Workers which suspect their employers have broken the rules in relation to stand down, duties or annual leave provisions in the new laws are entitled to take their case to the FWC, which can lead to arbitration.
In cases where workers and employers can not come to an agreement about directions outlined in the JobKeeper laws, the FWC will also be available to settle those disputes with orders as it considers appropriate.
The Fair Work Ombudsman will also be able to use its powers to investigate suspected contraventions of JobKeeper law.
JobKeeper powers are subject to typical workplace protections, including unfair dismissal and taking adverse action against JobKeeper recipient employees for their reasonable refusal to accept an agreement is also prohibited.
Failure to comply with the rules surrounding JobKeeper powers carries a $12,600 fine for individuals and a $63,000 fine for a corporation.
Here are the no-nos attached to these new civil penalties outlined in the JobKeeper law specifically:
- Failure to comply with an FWC order related to JobKeeper directions;
- Failure to pay a worker the greater of their normal wage or the JobKeeper subsidy;
- Reducing the hourly rate of pay of an employee as a result of a JobKeeper direction; and
- Failure to consider or unreasonably refuse a request from an employee working reduced hours for secondary employment or training.

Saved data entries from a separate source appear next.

def _workspace(device: torch.device, nbytes: int) -> torch.Tensor:
    key = (device.index, _stream())
    ws = _workspaces.pop(key, None)
    if ws is None or ws.numel() < nbytes:
        ws = torch.empty(max(nbytes, 1 << 16), dtype=torch.uint8, device=device)
    _workspaces[key] = ws
    while len(_workspaces) > _MAX_WORKSPACES:
        _workspaces.pop(next(iter(_workspaces)))
    return ws


_MINMAX_JOB = np.dtype([('x', '<u8'), ('slots', '<u8'), ('n', '<i8')])
_FQ_JOB = np.dtype([('x', '<u8'), ('scale', '<u8'), ('offset', '<u8'), ('out', '<u8'), ('n', '<i8'),
                    ('num_channel', '<i8'), ('elem_per_channel', '<i8'), ('clip_min', '<i4'), ('clip_max', '<i4')])
_FQ_FLOAT_JOB = np.dtype([('x', '<u8'), ('scale', '<u8'), ('offset', '<u8'), ('out', '<u8'), ('n', '<i8'),
                          ('num_channel', '<i8'), ('elem_per_channel', '<i8'), ('exponent', '<i4'), ('mantissa', '<i4'),
                          ('clip_min', '<f4'), ('clip_max', '<f4')])
_FLOAT_SEARCH_JOB = np.dtype([('x', '<u8'), ('rows', '<i8'), ('row_len', '<i8'), ('exponent', '<i4'), ('mantissa', '<i4'),
                              ('clip_min', '<f4'), ('clip_max', '<f4')])
_LSQ_JOB = np.dtype([('x', '<u8'), ('scale', '<u8'), ('offset', '<u8'), ('grad_y', '<u8'), ('grad_x', '<u8'), ('grad_s', '<u8'),
                     ('n', '<i8'), ('num_channel', '<i8'), ('elem_per_channel', '<i8'), ('clip_min', '<i4'), ('clip_max', '<i4')])
_LSQ_FINISH_JOB = np.dtype([('partial', '<u8'), ('grad_s', '<u8'), ('n', '<i8'), ('clip_min', '<i4'), ('clip_max', '<i4')])
_MINMAX_C_JOB = np.dtype([('x', '<u8'), ('mins', '<u8'), ('maxs', '<u8'), ('n', '<i8'), ('num_channel', '<i8'),
                          ('elem_per_channel', '<i8'), ('fresh', '<i4'), ('reserved', '<i4')])
_QUANTILE_JOB = np.dtype([('x', '<u8'), ('dest', '<u8'), ('hint', '<u8'), ('n', '<i8')])

_owner_hints = weakref.WeakKeyDictionary()
_hint_owner = threading.local()


def quantile_hint(device: torch.device) -> torch.Tensor:
    return torch.zeros(8, dtype=torch.int32, device=device)


class quantile_hint_owner:
    __slots__ = ('owner', 'prev')

    def __init__(self, owner):
        self.owner, self.prev = owner, None

    def __enter__(self):
        self.prev = getattr(_hint_owner, 'current', None)
        _hint_owner.current = self.owner
        return self

    def __exit__(self, *a):
        _hint_owner.current = self.prev


def _owner_quantile_hint(device: torch.device, numel: int, q: float):
    owner = getattr(_hint_owner, 'current', None)
    if owner is None: return None
    try: per = _owner_hints.setdefault(owner, {})
    except TypeError: return None
    key = (device.index, int(numel), float(q))
    h = per.get(key)
    if h is None: h = per[key] = quantile_hint(device)
    return h


_HIST_JOB = np.dtype([('x', '<u8'), ('rows', '<u8'), ('n', '<i8'), ('p0', '<f4'), ('p1', '<f4')])


def _epilogue_geometry(ts, bias_list):
    t0 = ts[0]
    if not isinstance(t0, torch.Tensor) or t0.dtype is not _F32 or not t0.is_cuda or t0.dim() != 4 or t0.numel() == 0:
        return None
    shape, strides, dev = t0.shape, t0.stride(), t0.device
    for t in ts[1:]:
        if not isinstance(t, torch.Tensor) or t.dtype is not _F32 or t.device != dev or t.shape != shape or t.stride() != strides:
            return None
    C = int(shape[1])
    for bias in bias_list:
        if (not isinstance(bias, torch.Tensor) or bias.dtype is not _F32 or bias.device != dev or bias.dim() != 1
                or bias.numel() != C or not bias.is_contiguous()):
            return None
    if t0.is_contiguous(): return C, int(shape[2]) * int(shape[3])
    if t0.is_contiguous(memory_format=torch.channels_last): return C, 1
    return None


def bias_act_(y: torch.Tensor, bias: torch.Tensor, relu: bool) -> bool:
    geo = _epilogue_geometry([y], [bias])
    if geo is None: return False
    with _DeviceOf(y):
        _raise(lib.ppqhip_bias_act(y.data_ptr(), bias.data_ptr(), y.numel(), geo[0], geo[1], 1 if relu else 0, _stream()))
    return True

However, there are much tougher penalties for firms which give JobKeeper directions they know aren’t authorised by the new provisions (detailed above). These fines could be as high as $126,000 for an individual or $630,000 for a corporation.

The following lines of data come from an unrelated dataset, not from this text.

template <typename QA>
static int banded_gotoh_dispatch(nvb::GotohParams& p, const QA& qa, int64_t max_abs_cost, int32_t best_pair, int32_t type, uint32_t band_len,
                                 const nvbio_hip_string_set* patterns, hipStream_t s, const char* tag16, const char* tag32, const bool views = false,
                                 const nvb::BoundArgs* bound = nullptr, const bool asym = false, const bool plain_entry = false)
{
    using namespace nvb;
    g_last_pair = PairLaunch();
    const bool rt = !asym && !bound;
    const uint32_t lim_plain = test_switch(SW_FORCE_32BIT) == 1 ? 0u
                             : max_len_16bit(p.match, best_pair, max_abs_cost, std::max(p.gap_open, p.txt_gap_open), std::max(p.gap_ext, p.txt_gap_ext), type, band_len, 0);
    const uint32_t lim16 = !rt ? lim_plain : test_switch(SW_FORCE_32BIT) == 1 ? 0u
                         : max_len_16bit(p.match, best_pair, max_abs_cost, std::max(p.gap_open, p.txt_gap_open), std::max(p.gap_ext, p.txt_gap_ext), type, band_len,
                                         p.gap_ext < 0 ? -p.gap_ext : 0);
    const uint32_t lim16p = (rt && type == NVBIO_HIP_LOCAL && lim_plain > lim16) ? lim_plain : lim16;
    const bool fixed = (patterns->length == nullptr);
    hipError_t e = hipSuccess;
    {
        const uint32_t maxM = fixed ? patterns->fixed_length : p.stage_pw ;
        p.stage_pw = p.stage_tw = 0;
        if (maxM != 0 && test_switch(SW_NO_STAGING) != 1) {
            uint32_t pw = stage_words_pattern(32u / patterns->bits - 1u, maxM, patterns->bits);
            if (views) {
                const uint32_t per = 32u / patterns->bits, c16 = (maxM + 15u) & ~15u;
                pw = std::max(pw, (per - 1u + c16 + 16u + per - 1u) / per + (patterns->bits == 4 ? 3u : 2u));
            }
            pw = (pw + 3u) & ~3u;
            const uint32_t tw = (stage_words_text(15u, maxM, band_len) + 3u) & ~3u;
            if ((pw + tw) * 1024u <= 32768u) { p.stage_pw = pw; p.stage_tw = tw; }
        }
    }
    auto go = [&](const bool width16) -> hipError_t {
        if (asym)   return launch_asym(p, type, band_len, width16, s);
        if (!bound) return launch<QA>(p, qa, type, band_len, width16, s);
        if (hipError_t z = hipMemsetAsync(bound->counter, 0, 4u, s)) return z;
        return launch_bounded<QA>(p, qa, *bound, type, band_len, width16, s);
    };
    p.plain16 = 0u;
    if (plain_entry && pair_admitted(p, type, band_len, lim16)) {
        g_last_kernel = g_last_pair.kernel = tag16;
        const bool max3 = pair_max3_admitted(p);
        const bool column = max3 && pair_column_admitted(p);
        g_last_pair.cell = max3 ? "max3" : "u16";
        g_last_pair.frame = column ? "column" : "row";
        return column ? launch_pair<PD3>(p, s) : max3 ? launch_pair<PM3>(p, s) : launch_pair<P16>(p, s);
    }
    if (lim16 > 0 && (!fixed || patterns->fixed_length <= lim16)) {
        p.len_lo = 0; p.len_hi = lim16;
        g_last_kernel = tag16;
        e = go(true);
        if (e != hipSuccess) return e;
    }
    if (lim16p > lim16 && (!fixed || (patterns->fixed_length > lim16 && patterns->fixed_length <= lim16p))) {
        p.len_lo = lim16 + 1u; p.len_hi = lim16p; p.plain16 = 1u;
        if (fixed) g_last_kernel = tag16;
        e = go(true);
        p.plain16 = 0u;
        if (e != hipSuccess) return e;
    }
    if (lim16p != 0xFFFFFFFFu && (!fixed || patterns->fixed_length > lim16p)) {
        p.len_lo = lim16p > 0 ? lim16p + 1 : 0; p.len_hi = 0xFFFFFFFFu;
        if (fixed || lim16p == 0) g_last_kernel = tag32;
        e = go(false);
    }
    return e;
}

The commissioner of taxation is also allowed to penalise businesses for defrauding the tax office in relation to JobKeeper payments, or otherwise not playing by the rules.
Businesses which defraud the ATO in relation to JobKeeper payments could be on the hook for criminal as well as civil penalties.
This includes cases where the ATO has overpaid a particular firm, either because a mistake was made or the material provided to the ATO was false or misleading.
The ATO has broad powers under the new laws to claw back funds which it deems were improperly paid.
False or misleading statements could cost a business up to 75% of the amount they were overpaid as a result of the false information, on top of back payments.
Making false or misleading statements to taxation officers can also carry a prison sentence of up to 12 months, while obtaining financial advantage by defrauding the ATO carries a possible prison term of 10 years.
Under the JobKeeper laws, the Treasurer has been empowered to make rules relating to reviews of ATO decisions.